Hi craft,
Regarding Australian equities and consolidated data - it's something we'd like to do, but unfortunately Chi-X don't have any "reference" data that could be used to generate this (at least not at a reasonable price point with multiple backup feeds).
Chi-X have a rather interesting model in that all stocks open at 10:00:00.000, so they are often the first trade of the day too - the ASX has their staggered opens, so you'd probably need to think about how that impacts things too.
Another question you have to ask yourself - does it matter? (but that's hard to quantify without real data). Chi-X is around 20% of the total number of trades these days and probably slightly higher on a volume basis.
Maybe I'm missing something here but if it's EOD data, why does it matter about staggered opens or not? The OHLC is the same regardless.
Even though Chi-x technically opens before the ASX on at least 4 of the 5 groups, there really isn't any volume until the stock opens on the ASX. The market makers need the ASX to open before they are able to properly price their orders on Chi-x. So for your non-HFT trader the ASX open price is a better indication of real liquidity and a price you could reasonably execute at. If Richard included the Chi-x open price it would make the product worse as the Chi-x opening prints are fairly volatile and very thin.

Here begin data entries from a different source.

@@ -129,17 +130,25 @@
 }
 
 __global__ void __launch_bounds__(PLAN_BLOCK)
-qs_slam_plan_count_kernel(QsSlamBatch sb, int bots_per_graph, int n_graphs, int max_agent)
-{
-    __shared__ unsigned int s_cnt[QS_MAX_AGENT + 1];
+qs_slam_plan_count_kernel(QsSlamBatch sb, int bots_per_graph, int n_graphs, int max_agent, int min_between,
+                          const long long *__restrict__ last_closure)
+{
+    __shared__ unsigned int s_cnt[QS_MAX_AGENT + 1], s_cool[QS_MAX_AGENT + 1];
     const int tid = threadIdx.x;
     const unsigned int n_ev = sb.ev_base[n_graphs], e = blockIdx.x * PLAN_BLOCK + tid;
     if (blockIdx.x * PLAN_BLOCK >= n_ev) return;
-    for (int t = tid; t <= max_agent; t += PLAN_BLOCK) s_cnt[t] = 0;
+    for (int t = tid; t <= max_agent; t += PLAN_BLOCK) { s_cnt[t] = 0; s_cool[t] = 0; }
     __syncthreads();
-    if (e < n_ev) atomicAdd(&s_cnt[plan_graph_of(sb.ev_base, n_graphs, e) * bots_per_graph + 1 + sb.ev_agent[e]], 1u);
+    if (e < n_ev) {
+        const int bot = plan_graph_of(sb.ev_base, n_graphs, e) * bots_per_graph + 1 + sb.ev_agent[e];
+        atomicAdd(&s_cnt[bot], 1u);
+        if (bot <= max_agent && sb.ev_node[e] < last_closure[bot] + (long long)min_between) atomicAdd(&s_cool[bot], 1u);
+    }
     __syncthreads();
-    for (int t = tid; t <= max_agent; t += PLAN_BLOCK) sb.pl_blk[(size_t)t * sb.pl_blocks + blockIdx.x] = s_cnt[t];
+    for (int t = tid; t <= max_agent; t += PLAN_BLOCK) {
+        sb.pl_blk[(size_t)t * sb.pl_blocks + blockIdx.x] = s_cnt[t];
+        if (s_cool[t]) atomicAdd(&sb.pl_first[t], s_cool[t]);
+    }
 }
 
 __global__ void __launch_bounds__(256)
@@ -165,18 +174,23 @@
     for (int k = lo; k < hi; k++) { const unsigned int v = cnt[k]; cnt[k] = run; run += v; }
 }
 
+#define PLAN_HALO 256
 __global__ void __launch_bounds__(PLAN_BLOCK)
-qs_slam_plan_scatter_kernel(QsSlamBatch sb, int bots_per_graph, int n_graphs, int max_agent)
+qs_slam_plan_scatter_kernel(QsSlamBatch sb, int bots_per_graph, int n_graphs, int max_agent, int min_between, int window)
 {
     __shared__ unsigned int s_w[PLAN_WAVES][QS_MAX_AGENT + 1];
+    __shared__ long long s_node[PLAN_BLOCK + PLAN_HALO];
+    __shared__ unsigned char s_agent[PLAN_BLOCK + PLAN_HALO];
     const int tid = threadIdx.x, lane = tid & 63, wave = tid >> 6;
-    const unsigned int n_ev = sb.ev_base[n_graphs], e = blockIdx.x * PLAN_BLOCK + tid;
-    if (blockIdx.x * PLAN_BLOCK >= n_ev) return;
+    const unsigned int n_ev = sb.ev_base[n_graphs], e0 = blockIdx.x * PLAN_BLOCK, e = e0 + tid;
+    if (e0 >= n_ev) return;
     for (int t = tid; t < PLAN_WAVES * (QS_MAX_AGENT + 1); t += PLAN_BLOCK) (&s_w[0][0])[t] = 0;
+    for (int t = tid; t < PLAN_BLOCK + (window ? PLAN_HALO : 0); t += PLAN_BLOCK)
+        if (e0 + t < n_ev) { s_node[t] = sb.ev_node[e0 + t]; s_agent[t] = sb.ev_agent[e0 + t]; }
     __syncthreads();
     const bool have = e < n_ev;
     int g = 0, bot = -1;
-    if (have) { g = plan_graph_of(sb.ev_base, n_graphs, e); bot = g * bots_per_graph + 1 + sb.ev_agent[e]; }
+    if (have) { g = plan_graph_of(sb.ev_base, n_graphs, e); bot = g * bots_per_graph + 1 + s_agent[tid]; }
     unsigned int rank = 0;
     unsigned long long remaining = __ballot(have);
     while (remaining) {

I don't care what the open price is, so long as it's available to every market participant. However the different open times and probable different opening prices make limit orders a necessity. A market order could fill anywhere.
Does accurate daily volume matter? Hell yeah. It's the basic indicator of the "effort" of both supply and demand to move the price.
The ASX should have demanded that all trade data done through the new exchange be reported for inclusion with the ASX data right from the start.
Ignoring the need for consolidated market data because the volume traded through a new exchange is low is pathetic. It's possible that other exchanges will be allowed to trade ASX equities in the future and the ASX volume becomes the 20%.
The volume traded through Chi-X on "stocks in play" is generally much larger than 20%. Not providing all the volume traded on a stock at EOD is another example of ineptitude from the ASX.
The only fantasy in this post, is thinking that the ASX will evolve into a modern exchange.
If accuracy and completeness doesn't matter why couldn't trading do away with the complexity of pricing underlying asset altogether. Set up an exchange of randomly generated charts that price nothing - they just have volatility for people to trade. Commissions (drag) could be driven way down.
Maybe that is what trading bitcoin is?